Nisha has walked to four different cashpoints in the vicinity and each one has either swallowed her remaining array of cards or spat them out, telling her in bald digital terms to contact bank staff. But she doesn’t have to contact bank staff to know what is going on here. She had walked to Mangal, the exclusive boutique she had used for the past five years whenever she was in London, and before she had even tried on the thick Alexander McQueen coat, Nigella, the manager, had come out to explain that she was very sorry but Mr Cantor had closed their account that morning and without a creditcard they were not going to be able to help. She had peered surreptitiously at the towelling robe as she said the words, as if trying to assess if this was some new-season fashion-forward item she hadn’t been aware of.
Nisha sits in the coffee shop, ignoring the curious stares of the other customers, and tries to think.
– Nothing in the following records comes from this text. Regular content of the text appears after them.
struct gcwt_plan {
  HostPlan hp;
  bool uploaded = false;
  int profiling = 0;
  int synth_cols = 32;
  int synth7_narrow_r = 2;
  bool fuse_blocks = true;
  int synth_kernel = 7;
  bool prune_inputs = true;
  bool fast_fft = true;
  int drop_stores = 0;
  bool clock_probe = false;
  bool use_synth16 = false;
  int device = -1;
  hipStream_t stream = nullptr;
  hipStream_t aux[2] = {nullptr, nullptr};
  bool level_streams = true;
  bool use_synthp = false;
  bool use_graphs = true;
  bool fullband4 = true;
  int fullband_group = 0;
  int64_t fullband_cache_cap = 0;
  bool hfull_cache_full = false;
  int synth7_order = 0;
  int synthp_help = -1;
  int synthp_lgnb = -1;
  int interp_lgnb = -1;
  int interp_grid = -1;
  bool last_fold = false;
  bool fold_mean = true;
  bool synth_streams = false;
  hipStream_t cur = nullptr;
  bool high_precision = true;
  double2* d_y = nullptr;
  int64_t y_stride = 0;
  double2* d_tw64 = nullptr;
  float2* d_x = nullptr;
  float2* d_xr = nullptr;
  float2* d_xb = nullptr;
  float2* d_bank = nullptr;
  float* d_gain = nullptr;
  float* d_gain_lv = nullptr;
  float2* d_half_tw = nullptr;
  float2* d_psi = nullptr;
  float2* d_psi_tail = nullptr;
  float2* d_psi_lit = nullptr;
  unsigned long long* d_probe = nullptr;
  double* d_amps = nullptr;
  float2* d_xs = nullptr;
  int64_t xs_stride = 0;
  float2* d_z = nullptr;
  int64_t z_half = 0;
  int z_sets = 1;
  float2* d_hfull = nullptr;
  std::map<std::pair<int, int>, float2*> hfull_cache;
  int64_t hfull_cache_bytes = 0;
  float2* d_tw4096 = nullptr;
  float2* d_tw256 = nullptr;
  float2* d_level_tw = nullptr;
  double* d_sums = nullptr;
  int32_t* d_scale_list = nullptr;
  int n_listed = 0;
  int32_t* d_scale_aux = nullptr;
  float* d_interp_coef = nullptr;
  BankScale* d_bank_sc = nullptr;
  DirectScale* d_direct_sc = nullptr;
  float2* d_bc_h = nullptr;
  int32_t* d_bc_rows = nullptr;
  float2* d_bc_x = nullptr;
  float2* d_bc_tw = nullptr;
  std::vector<EpochDev> ep_dev;
  int64_t max_direct_len = 0;
  float* d_in = nullptr;
  size_t d_in_bytes = 0;
  void* d_out = nullptr;
  size_t d_out_bytes = 0;
  HostOut host_out;
  std::vector<hipEvent_t> ev_pool;
  size_t ev_used = 0;
  struct Span { int stage; hipEvent_t a, b; };
  std::vector<Span> spans;
  gcwt_timings last{};
  bool have_timings = false;
  bool have_means = false;
  bool detect = false;
  float* d_hist = nullptr;
  float* d_bands = nullptr;
  float* d_pred = nullptr;
  hipStream_t det_stream = nullptr;
  int32_t* d_scale_level = nullptr;
  int32_t* d_scale_length = nullptr;
  std::vector<float> last_pred;
  float* h_pred = nullptr;
  float last_worst = 0.f;
  int last_rerouted = 0;
  float auto_threshold = 1.5e-6f;
  float kappa_eps = 1.6e-7f;
  float oob_tol = 2.5e-8f;
  int last_batch_slots = 0;
  int last_batch = 0, last_rows = 0;
  double last_pt = 0;
  gcwt_plan* sub_plan[2] = {nullptr, nullptr};
  bool is_sub_plan = false;
  const unsigned char* run_mask = nullptr;
  unsigned char* d_run_mask = nullptr;
  struct GraphKey {
    const void* x = nullptr; const void* out = nullptr;
    int64_t r0 = 0, r1 = 0, row_len = 0; bool reuse = false;
    bool operator==(const GraphKey& o) const {
      return x == o.x && out == o.out && r0 == o.r0 && r1 == o.r1 && row_len == o.row_len && reuse == o.reuse;
    }
  };
  GraphKey graph_key, graph_seen;
  hipGraphExec_t graph_exec = nullptr;
// ... 122 lines not shown
int gcwt_device_pci_bus_id(int device, char* buf, size_t buflen) {
  if (!buf || buflen < 16) return set_err(GCWT_ERR_INVALID, "buffer of at least 16 bytes needed");
  HIP_TRY(hipDeviceGetPCIBusId(buf, (int)buflen, device));
  return GCWT_OK;
}

int gcwt_set_device(int device) {
  int n = 0;
  if (hipGetDeviceCount(&n) != hipSuccess || n == 0) {
    (void)hipGetLastError();
    return set_err(GCWT_ERR_NO_DEVICE, "no HIP device: libghostcwt needs an AMD GPU (gfx950); there is no CPU path");
  }
  if (device < 0 || device >= n) return set_err(GCWT_ERR_NO_DEVICE, "no such device (gcwt_device_count tells how many there are)");
  HIP_TRY(hipSetDevice(device));
  return GCWT_OK;
}
int gcwt_current_device(int* device) {
  if (!device) return set_err(GCWT_ERR_INVALID, "NULL argument");
  HIP_TRY(hipGetDevice(device));
  return GCWT_OK;
}

int gcwt_device_memory(size_t* free_bytes, size_t* total_bytes) {
  if (!free_bytes || !total_bytes) return set_err(GCWT_ERR_INVALID, "NULL argument");
  HIP_TRY(hipMemGetInfo(free_bytes, total_bytes));
  return GCWT_OK;
}
int gcwt_device_malloc(void** ptr, size_t bytes) { HIP_TRY(hipMalloc(ptr, bytes ? bytes : 1)); return GCWT_OK; }
int gcwt_device_free(void* ptr) { HIP_TRY(hipFree(ptr)); return GCWT_OK; }
int gcwt_memcpy_h2d(void* dst, const void* src, size_t bytes) {
  HIP_TRY(hipMemcpy(dst, src, bytes, hipMemcpyHostToDevice)); return GCWT_OK;
}
int gcwt_memcpy_d2h(void* dst, const void* src, size_t bytes) {
  HIP_TRY(hipMemcpy(dst, src, bytes, hipMemcpyDeviceToHost)); return GCWT_OK;
}
int gcwt_device_memset(void* dst, int value, size_t bytes) {
  HIP_TRY(hipMemset(dst, value, bytes)); return GCWT_OK;
}
int gcwt_device_synchronize(void) { HIP_TRY(hipDeviceSynchronize()); return GCWT_OK; }
int gcwt_host_alloc(void** ptr, size_t bytes) {
  if (!ptr) return set_err(GCWT_ERR_INVALID, "NULL argument");
  HIP_TRY(hipHostMalloc(ptr, bytes ? bytes : 1, hipHostMallocDefault));
  return GCWT_OK;
}
int gcwt_host_free(void* ptr) { HIP_TRY(hipHostFree(ptr)); return GCWT_OK; }
int gcwt_rows_to_host(const float* d_src, int64_t src_pitch, int64_t n_rows, int64_t row_elems, void* dst,
                      int64_t dst_pitch, int flags) {
  return guarded([&] {
    if (!d_src || !dst) return set_err(GCWT_ERR_INVALID, "NULL argument");
    if (n_rows < 0 || row_elems < 0 || src_pitch < row_elems || dst_pitch < row_elems)
      return set_err(GCWT_ERR_INVALID, "bad rectangle (rows, elements per row, pitches)");
    if (!(flags & GCWT_HOST_PINNED) && dst_pitch != row_elems)
      return set_err(GCWT_ERR_INVALID, "a destination that is not page-locked takes dense rows (dst_pitch = row_elems)");
    HIP_TRY(rows_to_host(d_src, src_pitch, n_rows, row_elems, dst, dst_pitch, (flags & GCWT_OUT_F64) != 0,
                         (flags & GCWT_HOST_PINNED) != 0));
    return (int)GCWT_OK;
  });
}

She needs something to wear, she needs somewhere to stay and she needs a lawyer. Without money she can access none of these things. She could ask Ray to wire some, but then this will be out there, irreversible, and she does not want to drag her son into it. Not just yet. Not with everything else he has gone through this year.
‘Hello?’ She snatches up the phone.
‘It’s me. I’m so sorry, Mrs Cantor.’ Magda’s voice is hushed. ‘I had to use my husband’s phone because mine was cut off.’
‘Did you speak to your guy?’
‘Yes. He’s got it. He’s going to call me shortly and tell me where to meet you. He doesn’t want to call you directly … in case. This is why it’s taken me so long to get back to you.’
She sounds genuinely apologetic.
‘When is he going to call? I need help here, Magda. I’ve got nothing.’
‘He says within the next hour or so.’
‘I am literally wearing a bathrobe. Carl won’t let me get my things. Can you send some clothes? And I’m going to need my jewellery FedExed, and some cash. And, oh, my laptop –’
‘This is the other thing, Mrs Cantor.’ Magda sniffs noisily down the phone and Nisha shudders slightly. ‘Mr Cantor fired me. I didn’t do anything and they say he fired me.’
Nisha knows she should say something comforting. But all she can think isfuck fuck fuck.
‘The housekeeper shut me out of the house and they said he’s paid me off with immediate effect. I don’t know what we’re going to do because Laney’s medical bills –’
‘You can’t even get in the house?’
‘No! I had to get the subway all the way to Janos’s work to use his phone because they took the phone off me before I left. I got there seven a.m. as usual and they threw me out by seven fifteen. Luckily I knew your number by heart so I could still call you.’
She must write down every number in her phone book, she thinks suddenly. He will cancel her phone, too, as soon as he remembers to.